All the major current civilizations do manage to reliably transmit ideas to the next generation. However, there is a second issue: this needs to be done in a way that allows for improvement and progress. Otherwise the civilization will never change for the better and will inevitably die off when some problem comes along that its knowledge cannot handle (like a meteor impact, or even just a tsunami for a civilization stuck with less technology and wealth).

Western civilization is in a mixed state. Improvement and progress are possible, but they are limited and we could do a better job. Better parenting and educational ideas can address this problem, as well as making family life happier.

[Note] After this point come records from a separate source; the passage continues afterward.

struct DevCtx {
    Tbl bindings;
    Tbl qos_eg;
    Tbl qos_in;
    Tbl sub_nat;
    Tbl sessions;
    Tbl reverse;
    Tbl eim;
    Tbl hairpin;
    Tbl alg;
    Tbl sub_pools;
    Tbl vlan_pools;
    Tbl cid_subs;
    Tbl ip_pools;
    Tbl cid_map;
    Tbl subdir;
    LpmTbl ranges_v4;
    LpmTbl priv_ranges;
    u8 *as_config;
    u8 *nat_config;
    u8 *server_config;
    u8 *nat_pool;
    u64 *stats;
    EvRing spoof_ev;
    EvRing natlog_ev;
    const struct SmallTabs *small;
    u32 batch_seq;
    u32 epoch;
};

#define HP_SLOTS 2048
#define HP_EMPTY 0xFFFFFFFFu
struct __align__(16) SmallTabs {
    u32 as_cfg;
    u32 nat_flags;
    u32 alg_n;
    u32 hp_n;
    u32 alg_key[64];
    u8 alg_type[64];
    u32 hp_hash[HP_SLOTS];
};
static_assert(sizeof(SmallTabs) % 16 == 0, "bulk copies move multiples of 16 bytes");

__host__ __device__ __forceinline__ u32 hp_index(u32 ip) { return (ip * 0x9E3779B1u) >> 21; }

struct DevBatch {
    u8 *pkts;
    const u32 *off16;
    u32 *len;
    u8 *verdict;
    u32 *priority;
    u32 n;
    u32 stride;
    u64 now;
    u32 base;
    u32 cap;
    u64 arena_len;
    const u64 *nowv;
    u32 kshift;
};
__device__ __forceinline__ void pdl_wait() { asm volatile("griddepcontrol.wait;" ::: "memory"); }
#define KEY_BITS 21
#define KEY_LEN_SAT 0x7FEu
__host__ __device__ __forceinline__ u32 key_mask_of(u32 kshift) { return kshift ? (1u << kshift) - 1 : 0xFFFFFFFFu; }
__device__ __forceinline__ u32 key_pack(u32 key, u32 len, u32 kshift) {
    return kshift ? key | ((len < KEY_LEN_SAT ? len : KEY_LEN_SAT) << kshift) : key;
}
#define FRAME_WIDE_OK(b, p) ((((uintptr_t)(p)) & 31) == 0 && (u64)((p) - (b).pkts) + 64 <= (b).arena_len)

__host__ __device__ __forceinline__ u64 mix64(u64 x) {
    x ^= x >> 33;
    x *= 0xff51afd7ed558ccdull;
    x ^= x >> 33;
    x *= 0xc4ceb9fe1a85ec53ull;
    x ^= x >> 33;
    return x;
}

__host__ __device__ __forceinline__ u64 splitmix64(u64 x) {
    x += 0x9e3779b97f4a7c15ull;
    x = (x ^ (x >> 30)) * 0xbf58476d1ce4e5b9ull;
    x = (x ^ (x >> 27)) * 0x94d049bb133111ebull;
    return x ^ (x >> 31);
}

__device__ __forceinline__ u16 bswap16(u16 x) { return (u16)((x << 8) | (x >> 8)); }
__device__ __forceinline__ u32 bswap32(u32 x) { return __byte_perm(x, 0, 0x0123); }

__device__ __forceinline__ u32 hash_word(u64 k, u32 seed) {
    u32 h = ((u32)k * 0x9E3779B1u) ^ ((u32)(k >> 32) * 0x85EBCA77u) ^ seed;
    h ^= h >> 16;
    h *= 0x7FEB352Du;
    h ^= h >> 15;
    return h;
}

template <int KW>
__device__ __forceinline__ u32 tbl_hash(const u64 *k) {
    u32 h = 0x2545F491u;
#pragma unroll
    for (int i = 0; i < KW; i++) h = hash_word(k[i], h);
    return h;
}

__device__ __forceinline__ u8 *tbl_slot(const Tbl &t, u32 i) { return t.slots + (size_t)i * t.slot_bytes; }

__device__ __forceinline__ u64 ld_vol64(const u8 *p) { return *(volatile const u64 *)p; }

template <int KW, bool VOL, bool SKIP_BUSY = false>
__device__ __forceinline__ u8 *tbl_find(const Tbl &t, const u64 *k) {
    if (k[0] >= K_BUSY) return nullptr;
    u32 i = (u32)tbl_hash<KW>(k) & t.home_mask;
    for (u32 probe = 0; probe <= t.mask; probe++) {
        u8 *s = tbl_slot(t, i);
        u64 w0 = VOL ? ld_vol64(s) : *(const u64 *)s;
        if (VOL && !SKIP_BUSY) {
            while (w0 == K_BUSY) {
                __nanosleep(32);
                w0 = ld_vol64(s);
            }
        }
        if (w0 == K_EMPTY) return nullptr;
        if (w0 == k[0]) {
            bool eq = true;
#pragma unroll
            for (int j = 1; j < KW; j++) eq = eq && (((const u64 *)s)[j] == k[j]);
            if (eq) return s;
        }
        i = (i + 1) & t.mask;
    }
    return nullptr;
}

__device__ __forceinline__ bool tbl_evict_near(const Tbl &t, u32 home, u64 *stats) {
    const u32 mode = t.lru & 0xff, ts_off = t.lru >> 8;
    for (u32 attempt = 0; attempt < 16; attempt++) {
        u8 *best = nullptr;
        u64 best_ts = ~0ull, best_w = 0;
        for (u32 j = 0; j < LRU_WINDOW; j++) {
            u8 *s = t.slots + (size_t)((home + (attempt >> 1) * LRU_WINDOW + j) & t.mask) * t.slot_bytes;
            const u64 w0 = *(volatile const u64 *)s;
            if (w0 >= K_BUSY) continue;
            const u64 ts = mode == LRU_TS ? *(volatile const u64 *)(s + ts_off) : j;
            if (ts < best_ts) {
                best_ts = ts;
                best = s;
                best_w = w0;
            }
        }
        if (best && atomicCAS((u64 *)best, best_w, K_TOMB) == best_w) {
            atomicSub(t.count, 1u);
            if (stats) atomicAdd(&stats[ST_LRU_EVICT], 1ull);
            return true;
        }
    }
    return false;
}

#define PROBE_W 2
template <int KW>
__device__ __forceinline__ u8 *tbl_find_ins(const Tbl &t, const u64 *k, u32 *ins) {
    *ins = 0xFFFFFFFFu;
    if (k[0] >= K_BUSY) return nullptr;
    u32 i = (u32)tbl_hash<KW>(k) & t.home_mask;
    for (u32 probe = 0; probe <= t.mask; probe += PROBE_W) {
        u64 w[PROBE_W];
#pragma unroll
        for (int j = 0; j < PROBE_W; j++) w[j] = ld_vol64(tbl_slot(t, (i + j) & t.mask));
#pragma unroll
        for (int j = 0; j < PROBE_W; j++) {
            const u32 si = (i + j) & t.mask;
            if (w[j] == K_EMPTY) {
                if (*ins == 0xFFFFFFFFu) *ins = si;
                return nullptr;
            }
            if (w[j] == K_TOMB && *ins == 0xFFFFFFFFu) *ins = si;
            if (w[j] == k[0]) {
                u8 *s = tbl_slot(t, si);
                bool eq = true;
#pragma unroll
                for (int q = 1; q < KW; q++) eq = eq && (((volatile const u64 *)s)[q] == k[q]);
                if (eq) return s;
            }
        }
        i = (i + PROBE_W) & t.mask;
    }
    return nullptr;
}
template <int KW>
__device__ __forceinline__ bool tbl_has(const Tbl &t, const u64 *k) {
    u32 ins;
    return tbl_find_ins<KW>(t, k, &ins) != nullptr;
}
template <int KW>
__device__ __forceinline__ u8 *tbl_claim_at(const Tbl &t, u32 ins, const u64 *k) {
    if (ins == 0xFFFFFFFFu) return nullptr;
    u8 *s = tbl_slot(t, ins);
    const u64 got = atomicCAS((u64 *)s, K_EMPTY, K_BUSY);
    if (got != K_EMPTY && !(got == K_TOMB && atomicCAS((u64 *)s, K_TOMB, K_BUSY) == K_TOMB)) return nullptr;
#pragma unroll
    for (int j = 1; j < KW; j++) ((u64 *)s)[j] = k[j];
    return s;
}
__device__ __forceinline__ void tbl_cas3(const Tbl &a, u32 ia, const Tbl &b, u32 ib, const Tbl &c, u32 ic, u64 got[3]) {
    got[0] = got[1] = got[2] = K_BUSY;
    if (ia != 0xFFFFFFFFu) got[0] = atomicCAS((u64 *)tbl_slot(a, ia), K_EMPTY, K_BUSY);
    if (ib != 0xFFFFFFFFu) got[1] = atomicCAS((u64 *)tbl_slot(b, ib), K_EMPTY, K_BUSY);
    if (ic != 0xFFFFFFFFu) got[2] = atomicCAS((u64 *)tbl_slot(c, ic), K_EMPTY, K_BUSY);
}
template <int KW>
__device__ __forceinline__ u8 *tbl_claim_finish(const Tbl &t, u32 ins, u64 got, const u64 *k) {
    if (ins == 0xFFFFFFFFu) return nullptr;
    u8 *s = tbl_slot(t, ins);
    if (got != K_EMPTY && !(got == K_TOMB && atomicCAS((u64 *)s, K_TOMB, K_BUSY) == K_TOMB)) return nullptr;
#pragma unroll
    for (int j = 1; j < KW; j++) ((u64 *)s)[j] = k[j];
    return s;
}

Imagine a way of life which is perfectly transmitted to the next generation. They will therefore do the same things their parents did, including the same methods of parenting. So they will transmit that same way of life to the next generation, and this will repeat until external circumstances intervene. But no progress will ever happen. This is the nightmare scenario of a static society.

Western society is not static, but most people do parent similar to how their own parents did, in most respects. Unfortunately, that means passing on many mistaken ideas. What would be better is a method of parenting which can pass on good ideas while selectively not passing on any mistaken ideas.

No method can accomplish that perfectly because that would require omniscience. But we can do a better job of it. The most important issue is how disagreements, disputes and conflicts are approached, and whether it is in a rational and truth seeking way or an irrational way that suppresses innovation.

What most parents in the West do is consider what they think is a good or bad idea. If they judge something is bad, they'll try not to teach it to their children. This is a good start which allows for some progress over the generations. However, it has weaknesses. It misses the opportunity for the child to contribute. Parents make mistakes and those will be taught to their children. And, sometimes parents decide an idea is bad but accidentally pass it on to their children anyway.

Parenting and education can be improved by addressing these weaknesses. How can do we that?

Taking Children Seriously (TCS) is an educational and parenting philosophy. Its most distinctive feature is the idea that it is possible and desirable to bring up children entirely without doing things to them against their will, or making them do things against their will, and that they are entitled to the same rights, respect, and control over their lives as adults.

TCS is the only educational philosophy that draws heavily on the correct philosophy of knowledge (explained by Karl Popper). By applying some of the most important existing philosophical knowledge to this area, and finding its implications, TCS provides important insight. TCS is also the only parenting philosophy fully compatible with (classical) liberalism.

TCS has the philosophical answers for addressing the weaknesses.

TCS proposes that family disagreements, disputes and conflicts be approached by finding a common preference -- a way of proceeding which everyone prefers. This is different from a compromise in which the action taken matches no one's preference.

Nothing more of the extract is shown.